Now, let's go sightseeing in Natchez. This is one of the restaurants we frequent downtown, Biscuits and Blues. Greg Iles, a NY best selling author who lives in town, often mentions their crawfish and mushroom topped beignets in his books. And they are super good! In fact, that's where we ate after the tour and both John and Clyde ordered that appetizer.
I love downtown Natchez. It is very quaint and charming and it has so many good restaurants and lots of antique shops. Parking is no problem.
Below is William Johnson's building. He is the famous Barber of Natchez. If you want to know about Natchez' history first hand, you should read "The Barber of Natchez". William Johnson was a slave who rose to freedom and became a successful businessman, first as a barber and then went into real estate and other businesses, owned his own slaves, all before 1850. He kept a 2000 page diary of his day to day life including the exact amounts of what he spent and all his business records. It is really very interesting and Natchez owes a lot to him. Because of what he recorded, Natchez became aware of its past history.
These are houses that are very typical of what you see around downtown. The background picture is a bluff full of kudzu, which is everywhere here too.
Sorry, I have to show you this tree but it is part of history.
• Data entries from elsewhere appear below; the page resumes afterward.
__device__ __forceinline__ c32 mk(float re, float im) { c32 r; r.re = re; r.im = im; return r; }
__device__ __forceinline__ c32 cadd(c32 a, c32 b) { return mk(a.re + b.re, a.im + b.im); }
__device__ __forceinline__ c32 csub(c32 a, c32 b) { return mk(a.re - b.re, a.im - b.im); }
__device__ __forceinline__ c32 cconj(c32 a) { return mk(a.re, -a.im); }
__device__ __forceinline__ c32 cmul(c32 x, c32 y) {
    float ac = x.re * y.re, bd = x.im * y.im, ad = x.re * y.im, bc = x.im * y.re;
    return mk(ac - bd, ad + bc);
}
__device__ __forceinline__ c32 cdiv(c32 x, c32 y) {
    double a = x.re, b = x.im, c = y.re, d = y.im;
// ... 857 lines not shown
                        const float dist = dr * dr + di * di;
                        if (bits & mask) { if (dist < m1) m1 = dist; }
                        else { if (dist < m0) m0 = dist; }
                    }
                }
                out[b] = clip_llr(sf * (m1 - m0));
            }
            break;
        }
        case ULTRA_MOD_QAM64: {
            const float I = sym.re, Q = sym.im, scale = 2.0f / nv;
            const float D2 = 0.3086067f, D4 = 0.6172134f;
            out[0] = clip_llr(-scale * I);
            out[1] = clip_llr(scale * (fabsf(I) - D4));
            out[2] = clip_llr(scale * (fabsf(fabsf(I) - D4) - D2));
            out[3] = clip_llr(-scale * Q);
            out[4] = clip_llr(scale * (fabsf(Q) - D4));
            out[5] = clip_llr(scale * (fabsf(fabsf(Q) - D4) - D2));
            break;
        }
        case ULTRA_MOD_QAM256: {
            const float I = sym.re, Q = sym.im, scale = 2.0f / nv;
            const float D2 = 0.1290994f, D4 = 0.2581989f, D8 = 0.5163978f;
            out[0] = clip_llr(-scale * I);
            out[1] = clip_llr(scale * (fabsf(I) - D8));
            out[2] = clip_llr(scale * (fabsf(fabsf(I) - D8) - D4));
            out[3] = clip_llr(scale * (fabsf(fabsf(fabsf(I) - D8) - D4) - D2));
            out[4] = clip_llr(-scale * Q);
            out[5] = clip_llr(scale * (fabsf(Q) - D8));
            out[6] = clip_llr(scale * (fabsf(fabsf(Q) - D8) - D4));
            out[7] = clip_llr(scale * (fabsf(fabsf(fabsf(Q) - D8) - D4) - D2));
            break;
        }
        case ULTRA_MOD_QPSK:
        default: {
            const float scale = (-2.0f * 0.7071067811865476f) / nv;
            out[0] = clip_llr(sym.re * scale);
            out[1] = clip_llr(sym.im * scale);
            break;
        }
    }
}

__device__ __forceinline__ float slice8(float x, float d) {
    if (x < -6 * d) return -7 * d;
    if (x < -4 * d) return -5 * d;
    if (x < -2 * d) return -3 * d;
    if (x < 0) return -d;
    if (x < 2 * d) return d;
    if (x < 4 * d) return 3 * d;
    if (x < 6 * d) return 5 * d;
    return 7 * d;
}
template <int MOD>
__device__ __forceinline__ c32 hard_decision(c32 sym) {
    if (MOD == ULTRA_MOD_BPSK) return mk(sym.re > 0 ? 1.0f : -1.0f, 0.0f);
    if (MOD == ULTRA_MOD_QAM16) {
        auto slice = [](float x) { return (x < -0.4f) ? -0.9487f : (x < 0.0f) ? -0.3162f : (x < 0.4f) ? 0.3162f : 0.9487f; };
        return mk(slice(sym.re), slice(sym.im));
    }
    if (MOD == ULTRA_MOD_QAM32) {
        const float d = 0.1961161351381840f;
        const float I = (sym.re < -2 * d) ? -3 * d : (sym.re < 0) ? -d : (sym.re < 2 * d) ? d : 3 * d;
        return mk(I, slice8(sym.im, d));
    }
    if (MOD == ULTRA_MOD_QAM64) return mk(slice8(sym.re, 0.1543f), slice8(sym.im, 0.1543f));
    return mk(sym.re > 0 ? 0.7071f : -0.7071f, sym.im > 0 ? 0.7071f : -0.7071f);
}
struct AdaptiveEq { c32 w; float P; };
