# shendurelab/MIPGEN

Hardware: AMD Instinct MI355X
Metric: candidate MIPs scored/sec (SVR) (higher is better)
Workload: dtype f64

## Files before the change

### mipgen_amd/csrc/accel.hip

```cpp
#include "accel_internal.h"

thread_local char g_mipgen_accel_err[512] = "";

extern "C" {

int mipgen_accel_abi_version(void) { return MIPGEN_ACCEL_ABI_VERSION; }
const char* mipgen_accel_last_error(void) { return g_err; }

int mipgen_accel_device_count(void)
{
    int n = 0;
    if (hipGetDeviceCount(&n) != hipSuccess) return 0;
    return n;
}

int mipgen_accel_create(const mipgen_params* params, int device, void* stream, mipgen_accel** out)
{
    if (!params || !out) return fail(MIPGEN_E_INVALID, "null argument");
    *out = nullptr;
    if (params->abi_version != MIPGEN_ACCEL_ABI_VERSION) return fail(MIPGEN_E_INVALID, "abi_version %d != %d", params->abi_version, MIPGEN_ACCEL_ABI_VERSION);
    if (params->n_arm_pairs < 1 || params->n_arm_pairs > MIPGEN_MAX_ARM_PAIRS) return fail(MIPGEN_E_INVALID, "n_arm_pairs out of range");
    if (params->capture_increment <= 0) return fail(MIPGEN_E_INVALID, "capture_increment must be positive (the reference coerces 0 to 1 before this call)");
    if (params->max_capture_size < params->min_capture_size) return fail(MIPGEN_E_INVALID, "max_capture_size < min_capture_size");
    int ndev = mipgen_accel_device_count();
    if (ndev <= 0) return fail(MIPGEN_E_NODEVICE, "no HIP device: libmipgen_accel has no CPU path");
    if (device < 0 || device >= ndev) return fail(MIPGEN_E_INVALID, "device %d out of range (%d devices)", device, ndev);
    HIP_TRY(hipSetDevice(device));

    mipgen_accel* h = new mipgen_accel();
    h->copy.pool = h->scores.pool = h->partials.pool = h->records.pool = h->emitted.pool = h->survivors.pool = h->collapsed.pool = h->pos_region.pool =
        h->pos_local.pool = h->bases.pool = h->letters.pool = h->unmap.pool = h->fmt_pool.pool = h->fmt_text.pool = h->scan_temp.pool = &h->pool;
    h->device = device;
    h->params = *params;
    DevParams& D = h->hp;
    memset(&D, 0, sizeof D);
    D.min_capture = params->min_capture_size; D.max_capture = params->max_capture_size; D.inc = params->capture_increment;
    D.n_sizes_all = n_sizes_all(*params);
    D.n_pairs = params->n_arm_pairs;
    D.check_copy_number = params->check_copy_number; D.logistic_heuristic = params->logistic_heuristic;
    D.score_method = params->score_method;
    D.masked_arm_threshold = params->masked_arm_threshold; D.upper = params->upper_score_limit; D.lower = params->lower_score_limit;
    D.max_arm_copy_product = params->max_arm_copy_product; D.target_arm_copy = params->target_arm_copy;
    D.min_sum = 1 << 30; D.max_sum = 0; D.e_min = D.l_min = 1 << 30; D.e_max = D.l_max = 0;
    for (int i = 0; i <= MIPGEN_MAX_OLIGO; i++) D.len_slot[i] = -1;
    for (int i = 0; i < D.n_pairs; i++) {
        int e = params->arm_ext[i], l = params->arm_lig[i];
        if (e < 2 || l < 2 || e > MIPGEN_MAX_OLIGO || l > MIPGEN_MAX_OLIGO) { delete h; return fail(MIPGEN_E_INVALID, "arm length out of range [2,%d]", MIPGEN_MAX_OLIGO); }
        D.arm_ext[i] = (uint8_t)e; D.arm_lig[i] = (uint8_t)l;
        D.min_sum = std::min(D.min_sum, e + l); D.max_sum = std::max(D.max_sum, e + l);
        D.e_min = std::min(D.e_min, e); D.e_max = std::max(D.e_max, e);
        D.l_min = std::min(D.l_min, l); D.l_max = std::max(D.l_max, l);
        D.len_slot[e] = 0; D.len_slot[l] = 0;
    }
    if (params->min_capture_size - D.max_sum < 1) { delete h; return fail(MIPGEN_E_INVALID, "min_capture_size leaves no scan target (capture size <= arm length sum)"); }
    if ((params->arm_sum_key_max > 0 && params->arm_sum_key_max < D.max_sum) || (params->arm_sum_key_min > 0 && params->arm_sum_key_min > D.min_sum)) {
        delete h; return fail(MIPGEN_E_INVALID, "arm_sum_key_max / arm_sum_key_min inside the arm pairs' own sums [%d, %d]", D.min_sum, D.max_sum);
    }
    D.key_min_sum = params->arm_sum_key_min > 0 ? params->arm_sum_key_min : D.min_sum;
    if (params->min_capture_size - D.max_sum < 3) h->svr_geometry_error = "min_capture_size leaves a scan size < 3 (insert 3-mer frequencies are undefined)";
    int slot = 0;
    for (int i = 0; i <= MIPGEN_MAX_OLIGO; i++) if (D.len_slot[i] == 0) D.len_slot[i] = (int8_t)slot++;
    D.n_len_slots = slot;
    for (int i = 0; i < D.n_pairs;) {
        int j = i, s = D.arm_ext[i] + D.arm_lig[i];
        while (j < D.n_pairs && D.arm_ext[j] + D.arm_lig[j] == s) j++;
        for (int k = i; k < j; k++) D.group_end[k] = (uint16_t)j;
        i = j;
    }
    SvrGeom& G = h->geom;
    memset(&G, 0, sizeof G);
    G.nchunk = (D.n_pairs + SVR_MAX_CHUNK - 1) / SVR_MAX_CHUNK;
    G.chunk_len = (D.n_pairs + G.nchunk - 1) / G.nchunk;
    G.n_e = D.e_max - D.e_min + 1; G.n_l = D.l_max - D.l_min + 1;
    G.group = SVR_GROUP;
    G.wpc = 4;
    while (G.wpc > 1 && G.nchunk * G.wpc * 64 > SVR_MAX_THREADS) G.wpc--;
    if (G.nchunk * G.wpc * 64 > SVR_MAX_THREADS) {
        char msg[128];
        snprintf(msg, sizeof msg, "too many arm pairs for the dense SVR kernel (max %d)", SVR_MAX_CHUNK * (SVR_MAX_THREADS / 64));
        h->svr_geometry_error = msg;
        G.wpc = 1;
    }
    h->geom_few = G;
    h->have_few = false;
    if (h->svr_geometry_error.empty() && G.wpc == 4 && G.chunk_len > 8) {
        SvrGeom& F = h->geom_few;
        const int max_chunks = SVR_MAX_THREADS / 64 / 2;
        F.chunk_len = (D.n_pairs + max_chunks - 1) / max_chunks;
        F.nchunk = (D.n_pairs + F.chunk_len - 1) / F.chunk_len;
        F.wpc = 2;
        h->have_few = F.chunk_len < G.chunk_len && F.nchunk * F.wpc * 64 <= SVR_MAX_THREADS;
    }
    {
        const int n_arm = std::max(G.n_e, G.n_l) | 1;
        for (int strand = 0; strand < 2; strand++) {
            const int up_min = strand ? D.l_min : D.e_min, dn_min = strand ? D.e_min : D.l_min;
            for (int i = 0; i < MIPGEN_MAX_ARM_PAIRS + 16; i++) {
                const int a = std::min(i, D.n_pairs - 1);
                const int e = D.arm_ext[a], l = D.arm_lig[a];
                const uint32_t uU = (uint32_t)(((strand ? l : e) - up_min) * SVR_GROUP * 8);
                const uint32_t uD = (uint32_t)(((D.max_sum - (e + l)) * n_arm + ((strand ? e : l) - dn_min)) * SVR_GROUP * 8);
                D.pair_prog[strand][i] = uU | (uD << 16);
            }
        }
    }

    if (stream) { h->stream = (hipStream_t)stream; h->own_stream = false; }
    else {
        hipError_t e = hipStreamCreateWithFlags(&h->stream, hipStreamNonBlocking);
        if (e != hipSuccess) { delete h; return fail(MIPGEN_E_HIP, "hipStreamCreate: %s", hipGetErrorString(e)); }
        h->own_stream = true;
    }
    for (int i = 0; i < 101; i++) h->hconsts.log10_tab[i] = log10((double)i);
    h->hconsts.ln_base = log(MIPGEN_LOGISTIC_BASE);
    hipError_t e1 = hipMalloc((void**)&h->dp, sizeof(DevParams));
    hipError_t e2 = hipMalloc((void**)&h->dconsts, sizeof(HostConsts));
    if (e1 != hipSuccess || e2 != hipSuccess) { mipgen_accel_destroy(h); return fail(MIPGEN_E_NOMEM, "hipMalloc failed"); }
    if (hipHostMalloc((void**)&h->pb_over, sizeof(unsigned int), hipHostMallocMapped) != hipSuccess) { h->pb_over = nullptr; mipgen_accel_destroy(h); return fail(MIPGEN_E_NOMEM, "hipHostMalloc failed"); }
    *h->pb_over = 0u;
    hipError_t e3 = hipMemcpy(h->dp, &D, sizeof D, hipMemcpyHostToDevice);
    if (e3 == hipSuccess) e3 = hipMemcpy(h->dconsts, &h->hconsts, sizeof(HostConsts), hipMemcpyHostToDevice);
    if (e3 != hipSuccess) { mipgen_accel_destroy(h); return fail(MIPGEN_E_HIP, "hipMemcpy of the run parameters: %s", hipGetErrorString(e3)); }
    { int cus = 0; if (hipDeviceGetAttribute(&cus, hipDeviceAttributeMultiprocessorCount, device) == hipSuccess && cus > 0) h->n_cu = cus; }
    *out = h;
    return MIPGEN_OK;
}
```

This tree in front of City Hall was the same one where outlaws were actually hung. Their loved ones stood on the ground tearfully hugging them as they hang down to their last breathe. I am glad that practice does not exist anymore.
Prentiss Hall: We always held physicians' Christmas parties here in the past but the building has just sold so I am not sure if we will continue having them here, but the building and all its furnishing are really exquisite and so beautiful. It is full of antiques.
This is a private home and I am sure the owner does not believe in "less is more", lol. AJ gets a kick out of this house everytime we see it and you will never miss it driving by towards the Mississippi River.
Have you read Greg Iles' latest novel, "The Devil's Punchbowl"? I asked our friend to take us there and so he did. It is just north of the cemetery. It was kinda spooky. The devil's punchbowl is a very deep semi circular pit and was said to be used as a hiding place by the river pirates. Some still believes that there are still some hidden treasures in there along with some skeletons and dead bodies but I am not going down there to find out.